# DATA SECTION
bool make_layout(const tnmf_hip_ctx *ctx, const Geo &gfull, const Geo &g, int dtype, Lay *l) {
    l->Ly = pick_len(g.Hy, dtype, false, tall_columns(ctx));
    l->Lx = pick_len(g.Hx, dtype, true);
    if (!l->Ly || !l->Lx) return false;
    l->rowf = lookup(l->Lx);
    l->colf = lookup(l->Ly);
    l->KX = l->Lx / 2 + 1;
    l->KXP = (int)align_up((size_t)l->KX, 16);
    l->csz = dtype == 0 ? 8 : 16;
    const int tiles = cdiv(l->KX, l->Ly > 384 ? 8 : 16);
    int ngroups_full, nper_full;
    sample_groups(gfull, tiles, &ngroups_full, &nper_full);
    sample_groups(g, tiles, &l->ngroups, &l->nper);
    const size_t c = l->csz, kxp = (size_t)l->KXP;
    const size_t Nf = gfull.N > 0 ? gfull.N : 1;
    l->sT = (size_t)g.M * g.Hy * kxp * c;
    l->sSH = (size_t)g.M * l->Ly * kxp * c;
    l->sS = (size_t)g.C * l->Ly * kxp * c;
    l->sD = (size_t)g.C * g.Dy * kxp * c;
    size_t budget = (size_t)8 << 30;
    if (const char *e = tnmf_diag_env("TNMF_FFT_WINDOW_MB")) budget = (size_t)atol(e) << 20;
    long chunk_full = (long)(budget / (2 * l->sT));
    if (chunk_full < 1) chunk_full = 1;
    if (chunk_full > (long)Nf) chunk_full = (long)Nf;
    l->chunk = (int)(chunk_full > g.N && g.N > 0 ? g.N : chunk_full);
    int mg = cdiv(1024, l->chunk * cdiv(l->KX, 16) * 2);
    if (mg > g.M) mg = g.M;
    if (mg < 1) mg = 1;
    l->mper = cdiv(g.M, mg);
    l->mgroups = cdiv(g.M, l->mper);
    const size_t nSW = (size_t)g.M * g.C * l->Ly * kxp * c;
    size_t o = 0;
    auto take = [&o](size_t bytes) {
        const size_t at = o;
        o += align_up(bytes, 256);
        return at;
    };
    l->T = take(Nf * l->sT + (size_t)64 * kxp * c);
    l->resident = !(use_mixed(g, dtype, false) && use_mixed(g, dtype, true));
    l->SH = take(l->resident ? Nf * l->sSH : 0);
    l->SV = take(Nf * l->sS);
    l->SR = take(Nf * l->sS);
    l->Ts = take(Nf * l->sD);
    l->VT = take(Nf * l->sD);
    l->RT = take(Nf * l->sD);
    l->SW = take(nSW);
    l->SWf = take(nSW);
    l->TW = take((size_t)2 * g.M * g.C * g.Ay * kxp * c);
    l->TWr = take((size_t)g.M * g.C * g.Ay * kxp * c);
    l->Wt = take((size_t)2 * g.M * g.C * g.Ay * g.Ax * (c / 2));
    const size_t nG = std::max(nSW * ngroups_full, (size_t)kMixMaxGroups * g.M * g.C * g.Ay * kxp * c);
    l->Gn = take(nG);
    l->Gp = take(nG);
    l->Gs = take(nSW * 2);
    l->Wo = take((size_t)2 * g.M * g.C * g.Ay * g.Ax * (c / 2));
    l->total_no_window = o;
    const size_t nTc = (size_t)chunk_full * l->sT;
    l->Tn = take(nTc);
    l->Tp = take(nTc);
    l->total = o;
    return true;
}

void clear_flags(FftState &f) {
    f.W_ok = false;
    std::fill(f.T_ok.begin(), f.T_ok.end(), 0);
    std::fill(f.SH_ok.begin(), f.SH_ok.end(), 0);
    std::fill(f.V_ok.begin(), f.V_ok.end(), 0);
    std::fill(f.SV_ok.begin(), f.SV_ok.end(), 0);
}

# ASSIGNED TASK
Transcribe the data above so that every line matches exactly.

# THE COMPLETED TASK
bool make_layout(const tnmf_hip_ctx *ctx, const Geo &gfull, const Geo &g, int dtype, Lay *l) {
    l->Ly = pick_len(g.Hy, dtype, false, tall_columns(ctx));
    l->Lx = pick_len(g.Hx, dtype, true);
    if (!l->Ly || !l->Lx) return false;
    l->rowf = lookup(l->Lx);
    l->colf = lookup(l->Ly);
    l->KX = l->Lx / 2 + 1;
    l->KXP = (int)align_up((size_t)l->KX, 16);
    l->csz = dtype == 0 ? 8 : 16;
    const int tiles = cdiv(l->KX, l->Ly > 384 ? 8 : 16);
    int ngroups_full, nper_full;
    sample_groups(gfull, tiles, &ngroups_full, &nper_full);
    sample_groups(g, tiles, &l->ngroups, &l->nper);
    const size_t c = l->csz, kxp = (size_t)l->KXP;
    const size_t Nf = gfull.N > 0 ? gfull.N : 1;
    l->sT = (size_t)g.M * g.Hy * kxp * c;
    l->sSH = (size_t)g.M * l->Ly * kxp * c;
    l->sS = (size_t)g.C * l->Ly * kxp * c;
    l->sD = (size_t)g.C * g.Dy * kxp * c;
    size_t budget = (size_t)8 << 30;
    if (const char *e = tnmf_diag_env("TNMF_FFT_WINDOW_MB")) budget = (size_t)atol(e) << 20;
    long chunk_full = (long)(budget / (2 * l->sT));
    if (chunk_full < 1) chunk_full = 1;
    if (chunk_full > (long)Nf) chunk_full = (long)Nf;
    l->chunk = (int)(chunk_full > g.N && g.N > 0 ? g.N : chunk_full);
    int mg = cdiv(1024, l->chunk * cdiv(l->KX, 16) * 2);
    if (mg > g.M) mg = g.M;
    if (mg < 1) mg = 1;
    l->mper = cdiv(g.M, mg);
    l->mgroups = cdiv(g.M, l->mper);
    const size_t nSW = (size_t)g.M * g.C * l->Ly * kxp * c;
    size_t o = 0;
    auto take = [&o](size_t bytes) {
        const size_t at = o;
        o += align_up(bytes, 256);
        return at;
    };
    l->T = take(Nf * l->sT + (size_t)64 * kxp * c);
    l->resident = !(use_mixed(g, dtype, false) && use_mixed(g, dtype, true));
    l->SH = take(l->resident ? Nf * l->sSH : 0);
    l->SV = take(Nf * l->sS);
    l->SR = take(Nf * l->sS);
    l->Ts = take(Nf * l->sD);
    l->VT = take(Nf * l->sD);
    l->RT = take(Nf * l->sD);
    l->SW = take(nSW);
    l->SWf = take(nSW);
    l->TW = take((size_t)2 * g.M * g.C * g.Ay * kxp * c);
    l->TWr = take((size_t)g.M * g.C * g.Ay * kxp * c);
    l->Wt = take((size_t)2 * g.M * g.C * g.Ay * g.Ax * (c / 2));
    const size_t nG = std::max(nSW * ngroups_full, (size_t)kMixMaxGroups * g.M * g.C * g.Ay * kxp * c);
    l->Gn = take(nG);
    l->Gp = take(nG);
    l->Gs = take(nSW * 2);
    l->Wo = take((size_t)2 * g.M * g.C * g.Ay * g.Ax * (c / 2));
    l->total_no_window = o;
    const size_t nTc = (size_t)chunk_full * l->sT;
    l->Tn = take(nTc);
    l->Tp = take(nTc);
    l->total = o;
    return true;
}

void clear_flags(FftState &f) {
    f.W_ok = false;
    std::fill(f.T_ok.begin(), f.T_ok.end(), 0);
    std::fill(f.SH_ok.begin(), f.SH_ok.end(), 0);
    std::fill(f.V_ok.begin(), f.V_ok.end(), 0);
    std::fill(f.SV_ok.begin(), f.SV_ok.end(), 0);
}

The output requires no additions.